Weiter laufe ich einfach der Nase nach in die Innenstadt und treffe auf weitere wunderschön beleuchtete Gebäude und fast menschenleere Plätze.
Ich suche mir meinen Weg so, dass ich irgendwann abbiege und in Richtung des Bahnhofs Torino Porta Susa gehe. Schließlich möchte ich mir einmal anschauen, wo ich morgen abfahre.
Der Bahnhof besitzt eine Art gläserne Kuppel, unter der sich die Bahnhofshalle, wenn man es so bezeichnen möchte, befindet. Eigentlich ganz nett. Ein paar Geschäfte und die üblichen Einrichtungen wie Ticketschalter finden sich hier. Jetzt, kurz nach 21 Uhr, ist fast alles geschlossen.
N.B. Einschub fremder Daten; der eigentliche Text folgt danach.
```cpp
int msm_multi_begin(cq_ctx* c, const Fr* const* scalars, const G1Affine* const* bases, const size_t* lens, size_t count,
                    MsmPending& pend) {
  pend.launches.clear();
  pend.count = count;
  for (size_t j = 0; j < count; j++)
    if (lens[j] > 0x7fffffffull) return c->fail(CQ_ERR_ARG, "msm: len too large");
  uint32_t want_c = 0;
  {
    size_t longest = 0;
    for (size_t j = 0; j < count; j++)
      if (lens[j] > longest)
        if (const cq_ctx::MsmTable* t = c->find_msm_table(bases[j], lens[j])) { longest = lens[j]; want_c = t->c; }
  }
  size_t done = 0, slots = 0;
  while (done < count) {
    MsmPending::Launch ln;
    ln.first = done;
    if (lens[done] == 0) {
      ln.batch = 1;
      ln.empty = true;
      pend.launches.push_back(ln);
      done++;
      continue;
    }
    const cq_ctx::MsmTable* t0 = c->find_msm_table(bases[done], lens[done], nullptr, want_c);
    const bool pre = t0 != nullptr;
    uint32_t nmax = (uint32_t)lens[done];
    uint32_t batch = 1;
    while (done + batch < count && batch < MSM_MAX_BATCH) {
      const size_t l = lens[done + batch];
      if (l == 0) break;
      const cq_ctx::MsmTable* t = c->find_msm_table(bases[done + batch], l, nullptr, want_c);
      if ((t != nullptr) != pre) break;
      if (pre && t->c != t0->c) break;
      if (!pre && l != lens[done]) break;
      nmax = std::max(nmax, (uint32_t)l);
      batch++;
    }
    ln.short_path = !pre && !c->msm_c && nmax <= MSM_SHORT_MAX;
    const uint32_t cb = pre ? t0->c : ln.short_path ? MSM_SHORT_C : pick_c(c, nmax);
    ln.L.emplace(nmax, cb, batch, pre);
    while (batch > 1 && ln.L->total > ((size_t)32 << 30)) {
      batch = (batch + 1) / 2;
      ln.L.emplace(nmax, cb, batch, pre);
    }
    ln.batch = batch;
    ln.slot = slots;
    slots += (size_t)MSM_SET_POINTS * batch * ln.L->Wb;
    pend.launches.push_back(ln);
    done += batch;
  }
  void *wsums = nullptr, *host = nullptr;
  int rc;
  if (slots) {
    if ((rc = c->ensure_scratch(Scratch::MsmSums, slots * sizeof(G1Jac), &wsums)) != CQ_OK) return rc;
    if ((rc = c->ensure_pinned_msm(slots * sizeof(G1Jac), &host)) != CQ_OK) return rc;
  }
  pend.host = host;
  pend.slots = slots;
  for (auto& ln : pend.launches) {
    if (ln.empty) continue;
    const MsmLayout& L = *ln.L;
    if (ln.short_path) {
      void* ws;
      if ((rc = c->ensure_scratch(Scratch::MsmWork, msm_short_workspace(L.n, ln.batch), &ws)) != CQ_OK) return rc;
      if (msm_short_run(c, scalars + ln.first, bases + ln.first, L.n, ln.batch, ws, (G1Jac*)wsums + ln.slot) != 0)
        return c->fail(CQ_ERR_HIP, "msm launch failed");
      continue;
    }
    std::vector<const G1Affine*> bp(ln.batch);
    std::vector<size_t> strides(ln.batch, 0);
    for (uint32_t j = 0; j < ln.batch; j++) {
      size_t toff = 0;
      const cq_ctx::MsmTable* t = L.pre ? c->find_msm_table(bases[ln.first + j], lens[ln.first + j], &toff, L.c) : nullptr;
      bp[j] = L.pre ? (const G1Affine*)t->table + toff : bases[ln.first + j];
      strides[j] = L.pre ? t->n : 0;
    }
    void* ws;
    if ((rc = c->ensure_scratch(Scratch::MsmWork, L.total, &ws)) != CQ_OK) return rc;
    const MsmLaunch run{false, (const void* const*)(scalars + ln.first), bp.data(),
                        lens + ln.first, strides.data(), (G1Jac*)wsums + ln.slot, nullptr, 0};
    if (msm_run(c, run, L, ws) != 0) return c->fail(CQ_ERR_HIP, "msm launch failed");
  }
  if (slots)
    CQ_HIP(c, hipMemcpyAsync(host, wsums, slots * sizeof(G1Jac), hipMemcpyDeviceToHost, c->stream));
  return CQ_OK;
}

int msm_multi_end(cq_ctx* c, MsmPending& pend, uint64_t* out_jac) {
  if (int wrc = c->wait(c->stream, "msm: waiting for the launch")) return wrc;
  struct Item { const MsmPending::Launch* ln; uint32_t j; };
  std::vector<Item> items;
  size_t sets = 0;
  for (auto& ln : pend.launches)
    for (uint32_t j = 0; j < ln.batch; j++) {
      items.push_back({&ln, j});
      if (!ln.empty) sets += ln.L->Wb;
    }
  const G1Jac* host = (const G1Jac*)pend.host;
  auto fold = [&](size_t i) {
    const MsmPending::Launch& ln = *items[i].ln;
    const uint32_t j = items[i].j;
    uint64_t* o = out_jac + (ln.first + j) * 12;
    if (ln.empty) {
      memset(o, 0, 12 * sizeof(uint64_t));
      return;
    }
    const G1Jac* res = host + ln.slot;
    const MsmLayout& L = *ln.L;
    G1Jac r = L.pre ? msm_fold_sets(res + (size_t)MSM_SET_POINTS * j * L.Wb, L.Wb, L.M, L.cols)
                    : msm_fold_windows(res + (size_t)MSM_SET_POINTS * j * L.W, L.W, L.c, L.cols);
    r.x.to_limbs64(o);
    r.y.to_limbs64(o + 4);
    r.z.to_limbs64(o + 8);
  };
  if (sets > 6) {
    c->pool().parallel_for(items.size(), fold);
  } else {
    for (size_t i = 0; i < items.size(); i++) fold(i);
  }
  return CQ_OK;
}

int cq_msm_multi_v(cq_ctx* c, const Fr* const* scalars, const G1Affine* const* bases, const size_t* lens, size_t count,
                   uint64_t* out_jac) {
  MsmPending pend;
  int rc = msm_multi_begin(c, scalars, bases, lens, count, pend);
  if (rc != CQ_OK) return rc;
  return msm_multi_end(c, pend, out_jac);
}

int cq_msm_multi(cq_ctx* c, const Fr* const* scalars, const G1Affine* const* bases, size_t len, size_t count,
                 uint64_t* out_jac) {
  std::vector<size_t> lens(count, len);
  return cq_msm_multi_v(c, scalars, bases, lens.data(), count, out_jac);
}

void msm_unregister_tables(cq_ctx* c, const void* bases) {
  for (size_t i = 0; i < c->msm_tables.size();) {
    if (c->msm_tables[i].bases == bases) {
      hipFree(c->msm_tables[i].table);
      c->msm_tables.erase(c->msm_tables.begin() + i);
    } else {
      i++;
    }
  }
}

void msm_release_table(cq_ctx* c, const void* bases, size_t n, uint32_t c_bits) {
  for (size_t i = 0; i < c->msm_tables.size(); i++) {
    cq_ctx::MsmTable& t = c->msm_tables[i];
    if (t.bases != bases || t.n != n || t.c != c_bits) continue;
    if (--t.refs == 0) {
      hipFree(t.table);
      c->msm_tables.erase(c->msm_tables.begin() + i);
    }
    return;
  }
}

int msm_register_tables(cq_ctx* c, const G1Affine* bases, size_t n, uint32_t want_c, bool* held) {
  if (held) *held = false;
  if (!bases || n == 0 || n > (1u << 26)) return CQ_OK;
  const uint32_t cb = want_c ? want_c : (c->msm_table_c ? c->msm_table_c : msm_table_window_bits(n));
  for (auto& t : c->msm_tables)
    if (t.bases == bases && t.n == n && t.c == cb) {
      t.refs++;
      if (held) *held = true;
      return CQ_OK;
    }
  {
    size_t off = 0;
    const cq_ctx::MsmTable* t = c->find_msm_table(bases, n, &off, cb);
    if (t && (t->c == cb || !want_c)) return CQ_OK;
  }
  const uint32_t W = (255 + cb - 1) / cb;
  void* table = nullptr;
  if (hipMalloc(&table, (size_t)W * n * sizeof(G1Affine)) != hipSuccess) {
    (void)hipGetLastError();
    return CQ_OK;
  }
  if (msm_precompute_tables(c, bases, (uint32_t)n, cb, (G1Affine*)table) != 0) {
    hipFree(table);
    return c->fail(CQ_ERR_HIP, "msm precompute failed");
  }
  c->msm_tables.push_back({bases, n, cb, table, 1});
  if (held) *held = true;
  return CQ_OK;
}
```

### sha2_on_cq_halo2_amd/csrc/prover_lookup.hip

```cpp
#include "prover_run.hpp"

namespace cq {
namespace prover {

GateEvalArgs ProofRun::lagrange_eval_args(const uint32_t* prog, uint32_t num_polys, const Fr& fold) const {
  GateEvalArgs ga;
  ga.prog = prog;
  ga.num_polys = num_polys;
  ga.constants = pk->constants;
  ga.challenges = B.challenges;
  ga.advice = B.adv;
  ga.fixed = pk->fixed_values;
  ga.instance = B.inst_lag;
  ga.stride = n;
  ga.size = (uint32_t)n;
  ga.rot_scale = 1;
  ga.y = fold;
  return ga;
}
int ProofRun::lagrange_compress(const uint32_t* prog, uint32_t width, const Fr& chal, Fr* dst) {
  return gate_eval(c, lagrange_eval_args(prog, width, chal), dst);
}

int ProofRun::count_multiplicities() {
  if (!L) return CQ_OK;
  CQ_HIP(c, hipMemsetAsync(B.m_counts, 0, (L * N + 16) * sizeof(uint32_t), s));
  size_t input_slot = 0;
  CqRound1Batch r1b;
  r1b.count = 0;
  for (size_t l = 0; l < L; l++) {
    const cq_lookup_desc& lk = pk->lookups[l];
    const uint32_t w = (uint32_t)lk.cols.size();
    for (uint32_t j = 0; j < w; j++, input_slot++) {
      if (lk.prog[j] < 0) {
        lk_input[l][j] = B.adv + (size_t)lk.cols[j] * n;
        continue;
      }
      Fr* dst = B.lk_inputs + input_slot * n;
      CQ_TRY(gate_eval(c, lagrange_eval_args(pk->lookup_prog + lk.prog[j], 1, Fr::zero()), dst));
      lk_input[l][j] = dst;
    }
    CqRound1Args& ra = r1b.a[r1b.count];
    ra.width = w;
    for (uint32_t j = 0; j < w; j++) {
      ra.cols[j] = lk_input[l][j];
      ra.values[j] = lk.tables[j]->values;
      ra.slots[j] = lk.tables[j]->slots;
      ra.nslots[j] = lk.tables[j]->nslots;
    }
    r1b.bucket[r1b.count] = b_by_rows ? B.b_index + l * n : nullptr;
    r1b.n = b_by_rows ? (uint32_t)n : 0;
    r1b.blind_bucket = (uint32_t)N;
    r1b.m_counts[r1b.count++] = B.m_counts + l * N;
    if (r1b.count == CQ_ROUND1_BATCH || l + 1 == L) {
      CQ_TRY(cq::cq_round1(c, r1b, u, B.err_dev));
      r1b.count = 0;
    }
  }
  CQ_TRY(cq_m_to_fr(c, B.m_counts, (uint32_t)(L * N), B.m_fr));
  if (!sums_side) CQ_TRY(bucket_sum_launches());
  *herr = 0;
  CQ_HIP(c, hipMemcpyAsync((void*)herr, B.err_dev, 4, hipMemcpyDeviceToHost, s));
  return CQ_OK;
}
int ProofRun::bucket_sum_launches() {
  for (size_t l0 = 0; b_by_rows && l0 < L; l0 += MSM_MAX_BATCH / 2) {
    std::vector<const uint32_t*> sc;
    std::vector<const G1Affine*> bs;
    for (size_t l = l0; l < std::min(L, l0 + MSM_MAX_BATCH / 2); l++)
      for (int q = 0; q < 2; q++) { sc.push_back(B.b_index + l * n); bs.push_back(pk->b_row_bases[q]); }
    if (msm_bucket_sums(c, sc.data(), bs.data(), (uint32_t)n, (uint32_t)sc.size(), (uint32_t)(N + 1), B.b_sums + 2 * l0 * (N + 1)) != 0)
      return c->fail(CQ_ERR_HIP, "bucket-sum launch failed");
  }
  return CQ_OK;
}
int ProofRun::lookup_error() {
  if (*herr == 1) return c->fail(CQ_ERR_LOOKUP, "witness value not in table");
  if (*herr == 2) return c->fail(CQ_ERR_LOOKUP, "Vector lookup must be on the same table row");
  return CQ_OK;
}

int ProofRun::legacy_commit_permuted() {
  if (!PL) return CQ_OK;
  void* stage_v;
  const size_t slot = n * 4;
  CQ_TRY(c->ensure_scratch(Scratch::ProverStage, 3 * slot * sizeof(uint64_t) + lookup_permute_scratch_bytes(k) + 64, &stage_v));
  uint64_t* stage = (uint64_t*)stage_v;
  void* lk_scratch = stage + 3 * slot;
  uint32_t* lk_status = (uint32_t*)((char*)lk_scratch + lookup_permute_scratch_bytes(k));
  uint32_t* lk_status_host = (uint32_t*)((char*)small_v + 16);
  for (size_t l = 0; l < PL; l++) {
    const auto& lk = pk->legacy[l];
    CQ_TRY(lagrange_compress(pk->legacy_prog + lk.in_off, lk.width, theta, plk_buf(l, 0)));
    CQ_TRY(lagrange_compress(pk->legacy_prog + lk.tab_off, lk.width, theta, plk_buf(l, 1)));
    CQ_TRY(fr_to_canonical(c, plk_buf(l, 0), u, stage));
    CQ_TRY(fr_to_canonical(c, plk_buf(l, 1), u, stage + slot));
    CQ_TRY(lookup_permute_dev(c, stage, stage + slot, u, k, stage + 2 * slot, lk_scratch, lk_status));
    CQ_HIP(c, hipMemcpyAsync(lk_status_host, lk_status, 3 * sizeof(uint32_t), hipMemcpyDeviceToHost, s));
    CQ_TRY(fr_from_canonical(c, stage, u, plk_buf(l, 2)));
    CQ_TRY(fr_from_canonical(c, stage + 2 * slot, u, plk_buf(l, 3)));
    CQ_HIP(c, hipMemcpyAsync(plk_buf(l, 2) + u, plk_tails.data() + l * 2 * (bf + 1), (bf + 1) * sizeof(Fr), hipMemcpyHostToDevice, s));
    CQ_HIP(c, hipMemcpyAsync(plk_buf(l, 3) + u, plk_tails.data() + l * 2 * (bf + 1) + (bf + 1), (bf + 1) * sizeof(Fr), hipMemcpyHostToDevice, s));
    CQ_TRY(c->wait(s));
    if (lk_status_host[0] != 0 || lk_status_host[1] != lk_status_host[2])
      return c->fail(CQ_ERR_LOOKUP, "lookup input not in table (Error::ConstraintSystemFailure)");
  }
  return CQ_OK;
}

int ProofRun::cq_round1() {
  if (L && !early_m) {
    CQ_TRY(count_multiplicities());
    CQ_TRY(c->wait(s));
    CQ_TRY(lookup_error());
  }
  theta_pow[0] = Fr::one();
  for (uint32_t j = 1; j < CQ_MAX_WIDTH; j++) theta_pow[j] = theta_pow[j - 1] * theta;
  for (size_t l0 = 0; l0 < L; l0 += CQ_FOLD_BATCH) {
    CqFoldBatch fb;
    fb.count = (uint32_t)std::min<size_t>(CQ_FOLD_BATCH, L - l0);
    for (uint32_t j = 0; j < CQ_MAX_WIDTH; j++) fb.theta_pow[j] = theta_pow[j];
    for (uint32_t q = 0; q < fb.count; q++) {
      const size_t l = l0 + q;
      const uint32_t w = (uint32_t)pk->lookups[l].cols.size();
      fb.width[q] = w;
      for (uint32_t j = 0; j < w; j++) fb.src[q][j] = lk_input[l][j];
      fb.out[q] = owns_lookup(l) ? B.f_lag + l * n : nullptr;
    }
    CQ_TRY(cq_fold_inputs(c, fb, (uint32_t)n));
  }
  if (L || PL) {
    std::vector<const Fr*> sc;
    std::vector<const G1Affine*> bs;
    std::vector<size_t> ln;
    for (size_t l = 0; l < PL; l++)
      for (int which = 2; which <= 3; which++) { sc.push_back(plk_buf(l, which)); bs.push_back(pk->params->g_lagrange); ln.push_back(n); }
    std::vector<int> f_linear(L, 0);
    std::vector<G1Jac> f_host(L);
    for (size_t l = 0; l < L; l++) {
      f_linear[l] = 1;
      for (int64_t pj : pk->lookups[l].prog) f_linear[l] &= pj < 0;
    }
    std::vector<size_t> f_slot(L, 0);
    for (size_t l = 0; l < L; l++)
      if (!f_linear[l]) { f_slot[l] = sc.size(); sc.push_back(B.f_lag + l * n); bs.push_back(pk->params->g_lagrange); ln.push_back(n); }
    const size_t m_first = sc.size();
    if (!early_m)
      for (size_t l = 0; l < L; l++) { sc.push_back(B.m_fr + l * N); bs.push_back(pk->table_cfg->g1_lagrange); ln.push_back(N); }
    std::vector<G1Affine> cm;
    Commit r1;
    const uint64_t seq = c->msm_tail_seq;
    if (!sc.empty()) CQ_TRY(r1.begin(pk, sc, bs, ln));
    if (L && !early_m) CQ_TRY(fork_bucket_sums(seq));
    std::vector<size_t> f_lin;
    for (size_t l = 0; l < L; l++)
      if (f_linear[l]) f_lin.push_back(l);
    struct PoolJoin {
      HostPool& pool;
      HostPool::Ticket t;
      ~PoolJoin() { pool.wait(t); }
    } f_job{c->pool(), nullptr};
    f_job.t = c->pool().submit(f_lin.size(), [&](size_t i) {
      const size_t l = f_lin[i];
      const auto& lcols = pk->lookups[l].cols;
      G1Jac acc = jac_from_affine(advice_commitments[lcols[0]]);
      for (size_t j = 1; j < lcols.size(); j++) acc = jac_add(host_scalar_mul(acc, theta), jac_from_affine(advice_commitments[lcols[j]]));
      f_host[l] = acc;
    });
    {
      AuxFork fork(c);
      CQ_TRY(fork.begin(seq));
      if (resident) {
        CQ_TRY(resident_round1_transforms());
      } else {
        if (L) {
          CQ_TRY(lagrange_to_coeff_cols(B.f_lag, B.f_coeff, L));
          CQ_TRY(coeff_to_extended_cols(B.f_coeff, B.cosets + L * ext, L));
        }
        if (general && I) CQ_TRY(coeff_to_extended_cols(B.inst_coeff, B.inst_cosets, I));
        if (A && S == 0 && !adv_is_coeff) {
          CQ_TRY(lagrange_to_coeff_cols(B.adv, B.adv, A));
          adv_is_coeff = true;
        }
      }
      CQ_TRY(fork.end());
    }
    if (!sc.empty()) CQ_TRY(r1.end(cm));
    c->pool().wait(f_job.t);
    for (size_t q = 0; q < 2 * PL; q++)
      if (!tr.write_point(cm[q])) return c->fail(CQ_ERR_TRANSCRIPT, "permuted lookup commitment is the identity");
    for (size_t l = 0; l < L; l++) {
      const G1Affine f_cm = f_linear[l] ? jac_to_affine(f_host[l]) : cm[f_slot[l]];
      if (!tr.write_point(f_cm)) return c->fail(CQ_ERR_TRANSCRIPT, "f commitment is the identity");
      if (!tr.write_point(early_m ? m_commitments[l] : cm[m_first + l])) return c->fail(CQ_ERR_TRANSCRIPT, "m commitment is the identity");
    }
  }
  return CQ_OK;
}

int ProofRun::legacy_commit_product() {
  for (size_t l = 0; l < PL; l++)
    CQ_TRY(lookup_product(c, plk_buf(l, 0), plk_buf(l, 1), plk_buf(l, 2), plk_buf(l, 3), beta, gamma, plkz_tails.data() + l * bf, (uint32_t)n, bf,
                          plk_buf(l, 4)));
  return CQ_OK;
}
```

Ich schaue noch kurz auf die Bahnsteige. Ein Frecciarossa aus Paris fährt weiter nach Mailand. Morgen werde ich in die andere Richtung fahren, aber mit dem TGV. Dann geht es in die U-Bahn, die mich wieder zurück nach Torino Porta Susa bringt. Ich schaue mir dabei quasi schon einmal meinen morgigen Weg zum Bahnhof an, damit es morgen schnell geht und ich weiß, wie früh ich aufstehen muss. Es wird wieder sehr früh sein. So viel steht fest.